▸ Supplied entries:
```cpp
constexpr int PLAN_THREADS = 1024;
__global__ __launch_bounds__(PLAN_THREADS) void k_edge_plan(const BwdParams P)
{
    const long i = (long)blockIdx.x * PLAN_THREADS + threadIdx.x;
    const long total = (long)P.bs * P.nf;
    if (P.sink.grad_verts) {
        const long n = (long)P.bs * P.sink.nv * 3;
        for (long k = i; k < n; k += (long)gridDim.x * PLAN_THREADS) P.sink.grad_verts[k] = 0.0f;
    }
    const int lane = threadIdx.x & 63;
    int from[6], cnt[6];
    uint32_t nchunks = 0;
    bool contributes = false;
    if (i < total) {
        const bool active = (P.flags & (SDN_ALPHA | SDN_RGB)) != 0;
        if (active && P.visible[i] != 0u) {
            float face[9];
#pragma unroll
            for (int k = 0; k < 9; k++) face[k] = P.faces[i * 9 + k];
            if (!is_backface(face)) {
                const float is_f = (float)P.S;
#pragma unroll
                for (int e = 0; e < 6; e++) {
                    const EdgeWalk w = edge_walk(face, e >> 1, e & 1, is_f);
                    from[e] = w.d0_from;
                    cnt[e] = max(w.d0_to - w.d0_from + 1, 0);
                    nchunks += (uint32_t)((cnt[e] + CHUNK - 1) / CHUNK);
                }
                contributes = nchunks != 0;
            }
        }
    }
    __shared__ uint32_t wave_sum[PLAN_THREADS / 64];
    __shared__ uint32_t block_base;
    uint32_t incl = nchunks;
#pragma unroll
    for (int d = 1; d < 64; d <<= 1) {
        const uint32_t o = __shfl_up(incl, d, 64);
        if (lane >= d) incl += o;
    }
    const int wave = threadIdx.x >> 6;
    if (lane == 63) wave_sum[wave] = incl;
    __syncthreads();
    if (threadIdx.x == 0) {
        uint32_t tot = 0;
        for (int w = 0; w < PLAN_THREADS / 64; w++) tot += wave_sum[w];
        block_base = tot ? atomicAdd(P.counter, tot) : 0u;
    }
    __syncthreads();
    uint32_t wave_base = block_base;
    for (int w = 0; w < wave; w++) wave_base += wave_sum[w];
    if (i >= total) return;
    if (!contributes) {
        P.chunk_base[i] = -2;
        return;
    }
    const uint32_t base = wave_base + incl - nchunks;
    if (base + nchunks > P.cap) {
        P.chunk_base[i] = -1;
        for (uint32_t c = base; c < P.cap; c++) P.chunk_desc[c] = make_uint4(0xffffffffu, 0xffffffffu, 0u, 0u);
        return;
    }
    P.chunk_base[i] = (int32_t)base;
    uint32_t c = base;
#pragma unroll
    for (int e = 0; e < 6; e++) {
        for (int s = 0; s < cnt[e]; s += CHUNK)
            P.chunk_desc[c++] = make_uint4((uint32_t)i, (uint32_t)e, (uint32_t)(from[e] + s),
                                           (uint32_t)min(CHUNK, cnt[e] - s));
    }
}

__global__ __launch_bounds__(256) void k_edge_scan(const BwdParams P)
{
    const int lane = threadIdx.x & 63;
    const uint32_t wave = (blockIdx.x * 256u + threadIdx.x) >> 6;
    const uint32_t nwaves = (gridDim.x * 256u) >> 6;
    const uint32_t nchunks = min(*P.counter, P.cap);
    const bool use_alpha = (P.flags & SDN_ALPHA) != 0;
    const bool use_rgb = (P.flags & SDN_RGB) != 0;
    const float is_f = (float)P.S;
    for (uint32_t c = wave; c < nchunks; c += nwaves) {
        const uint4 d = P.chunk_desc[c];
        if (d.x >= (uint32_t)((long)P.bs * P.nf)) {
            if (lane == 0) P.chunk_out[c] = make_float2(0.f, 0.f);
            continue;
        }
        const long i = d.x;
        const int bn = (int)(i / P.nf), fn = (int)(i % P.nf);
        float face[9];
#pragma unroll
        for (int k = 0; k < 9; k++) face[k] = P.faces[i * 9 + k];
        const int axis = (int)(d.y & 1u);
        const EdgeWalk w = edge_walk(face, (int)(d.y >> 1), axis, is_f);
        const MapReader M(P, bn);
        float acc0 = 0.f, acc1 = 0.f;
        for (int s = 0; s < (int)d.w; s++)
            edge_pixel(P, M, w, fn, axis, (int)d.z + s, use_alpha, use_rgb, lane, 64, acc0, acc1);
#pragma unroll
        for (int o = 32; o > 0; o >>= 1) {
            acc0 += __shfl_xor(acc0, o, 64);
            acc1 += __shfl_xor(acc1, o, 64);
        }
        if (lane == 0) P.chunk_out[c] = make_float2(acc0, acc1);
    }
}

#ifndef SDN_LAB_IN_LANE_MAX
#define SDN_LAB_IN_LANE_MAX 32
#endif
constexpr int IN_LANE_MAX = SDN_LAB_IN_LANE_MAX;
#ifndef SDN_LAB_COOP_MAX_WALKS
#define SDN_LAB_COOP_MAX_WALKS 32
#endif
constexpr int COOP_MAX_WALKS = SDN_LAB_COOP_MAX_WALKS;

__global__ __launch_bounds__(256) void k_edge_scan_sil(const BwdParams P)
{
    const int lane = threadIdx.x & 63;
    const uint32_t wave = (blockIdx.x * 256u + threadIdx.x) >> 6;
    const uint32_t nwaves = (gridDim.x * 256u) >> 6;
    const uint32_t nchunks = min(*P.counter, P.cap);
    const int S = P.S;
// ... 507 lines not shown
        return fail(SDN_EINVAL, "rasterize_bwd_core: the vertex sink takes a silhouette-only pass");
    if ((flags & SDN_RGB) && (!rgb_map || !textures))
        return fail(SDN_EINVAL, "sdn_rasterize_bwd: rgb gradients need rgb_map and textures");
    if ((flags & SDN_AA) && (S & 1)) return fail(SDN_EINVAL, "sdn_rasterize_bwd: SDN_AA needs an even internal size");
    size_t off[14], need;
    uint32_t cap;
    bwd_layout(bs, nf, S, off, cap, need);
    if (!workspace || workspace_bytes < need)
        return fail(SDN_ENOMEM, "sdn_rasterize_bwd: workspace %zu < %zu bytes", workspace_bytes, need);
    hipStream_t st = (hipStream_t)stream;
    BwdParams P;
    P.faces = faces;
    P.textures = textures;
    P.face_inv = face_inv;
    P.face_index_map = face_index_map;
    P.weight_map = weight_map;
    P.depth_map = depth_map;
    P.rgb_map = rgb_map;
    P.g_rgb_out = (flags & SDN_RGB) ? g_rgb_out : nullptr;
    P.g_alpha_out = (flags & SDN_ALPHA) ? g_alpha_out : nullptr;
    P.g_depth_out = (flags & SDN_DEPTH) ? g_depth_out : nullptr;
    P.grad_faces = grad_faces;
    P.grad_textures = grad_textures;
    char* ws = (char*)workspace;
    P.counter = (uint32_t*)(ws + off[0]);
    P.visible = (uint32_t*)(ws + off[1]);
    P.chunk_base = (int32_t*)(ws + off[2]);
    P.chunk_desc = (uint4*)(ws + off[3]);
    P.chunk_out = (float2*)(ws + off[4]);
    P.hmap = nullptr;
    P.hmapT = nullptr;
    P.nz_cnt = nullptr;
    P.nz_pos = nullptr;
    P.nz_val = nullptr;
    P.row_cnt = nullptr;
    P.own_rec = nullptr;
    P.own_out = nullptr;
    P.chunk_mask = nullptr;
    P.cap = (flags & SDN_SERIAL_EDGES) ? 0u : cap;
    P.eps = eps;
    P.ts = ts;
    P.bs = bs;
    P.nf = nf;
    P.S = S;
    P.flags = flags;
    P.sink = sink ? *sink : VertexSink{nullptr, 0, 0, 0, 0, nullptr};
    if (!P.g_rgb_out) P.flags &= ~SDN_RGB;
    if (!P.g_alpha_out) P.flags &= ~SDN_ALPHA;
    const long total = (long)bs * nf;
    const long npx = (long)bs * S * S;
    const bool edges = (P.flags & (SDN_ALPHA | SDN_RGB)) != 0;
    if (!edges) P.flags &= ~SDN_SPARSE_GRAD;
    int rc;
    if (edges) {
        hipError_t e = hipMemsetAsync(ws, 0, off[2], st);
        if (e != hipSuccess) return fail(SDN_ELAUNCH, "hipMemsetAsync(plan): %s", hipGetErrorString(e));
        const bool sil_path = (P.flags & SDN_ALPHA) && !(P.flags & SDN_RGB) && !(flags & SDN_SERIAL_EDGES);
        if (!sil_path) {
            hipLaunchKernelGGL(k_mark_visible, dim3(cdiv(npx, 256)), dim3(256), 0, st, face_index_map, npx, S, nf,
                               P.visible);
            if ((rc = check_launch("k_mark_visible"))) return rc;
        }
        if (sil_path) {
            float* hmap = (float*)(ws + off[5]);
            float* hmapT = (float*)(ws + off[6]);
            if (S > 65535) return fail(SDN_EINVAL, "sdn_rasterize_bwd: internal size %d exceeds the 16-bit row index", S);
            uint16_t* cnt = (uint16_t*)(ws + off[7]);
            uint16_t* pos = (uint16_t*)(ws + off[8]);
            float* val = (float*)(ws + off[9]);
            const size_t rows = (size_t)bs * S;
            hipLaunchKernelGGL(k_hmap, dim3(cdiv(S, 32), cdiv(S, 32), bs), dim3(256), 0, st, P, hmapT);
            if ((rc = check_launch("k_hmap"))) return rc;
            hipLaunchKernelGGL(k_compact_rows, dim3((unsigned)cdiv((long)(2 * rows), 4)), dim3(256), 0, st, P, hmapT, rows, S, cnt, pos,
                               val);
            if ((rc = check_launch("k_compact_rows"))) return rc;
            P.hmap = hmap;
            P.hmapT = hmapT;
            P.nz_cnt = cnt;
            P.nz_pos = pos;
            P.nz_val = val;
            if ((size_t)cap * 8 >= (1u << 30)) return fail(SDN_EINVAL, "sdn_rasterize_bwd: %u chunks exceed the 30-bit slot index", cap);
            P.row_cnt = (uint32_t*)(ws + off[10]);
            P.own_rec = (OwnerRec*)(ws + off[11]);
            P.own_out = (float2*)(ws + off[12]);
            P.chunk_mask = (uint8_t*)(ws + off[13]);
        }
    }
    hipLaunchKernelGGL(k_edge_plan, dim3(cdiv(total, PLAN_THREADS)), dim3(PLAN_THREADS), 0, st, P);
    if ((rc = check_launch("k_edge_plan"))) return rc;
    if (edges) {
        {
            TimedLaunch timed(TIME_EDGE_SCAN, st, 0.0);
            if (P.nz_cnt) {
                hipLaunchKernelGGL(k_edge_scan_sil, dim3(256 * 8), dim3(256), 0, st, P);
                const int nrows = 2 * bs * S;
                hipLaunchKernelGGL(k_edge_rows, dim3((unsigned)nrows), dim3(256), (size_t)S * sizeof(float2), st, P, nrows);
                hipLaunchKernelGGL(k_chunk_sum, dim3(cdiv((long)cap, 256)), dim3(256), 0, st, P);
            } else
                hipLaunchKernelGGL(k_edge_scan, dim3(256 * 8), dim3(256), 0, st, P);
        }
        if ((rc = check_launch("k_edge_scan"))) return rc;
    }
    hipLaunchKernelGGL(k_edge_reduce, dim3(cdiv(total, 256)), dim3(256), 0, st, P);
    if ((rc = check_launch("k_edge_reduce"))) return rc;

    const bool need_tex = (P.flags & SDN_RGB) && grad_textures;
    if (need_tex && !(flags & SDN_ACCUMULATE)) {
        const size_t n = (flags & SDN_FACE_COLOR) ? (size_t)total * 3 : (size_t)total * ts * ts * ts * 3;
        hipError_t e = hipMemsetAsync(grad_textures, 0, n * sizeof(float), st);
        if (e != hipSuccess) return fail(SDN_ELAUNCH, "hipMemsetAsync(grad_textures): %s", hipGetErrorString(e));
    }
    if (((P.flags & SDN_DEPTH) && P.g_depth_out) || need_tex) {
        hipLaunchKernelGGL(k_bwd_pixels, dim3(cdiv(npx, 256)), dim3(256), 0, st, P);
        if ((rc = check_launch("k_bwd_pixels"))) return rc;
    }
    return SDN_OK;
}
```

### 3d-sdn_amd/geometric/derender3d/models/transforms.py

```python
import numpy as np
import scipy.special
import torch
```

▸ Prompt:
Give the count of lines containing the word "constexpr" in the listing, and no other text.

▸ Solved problem:
3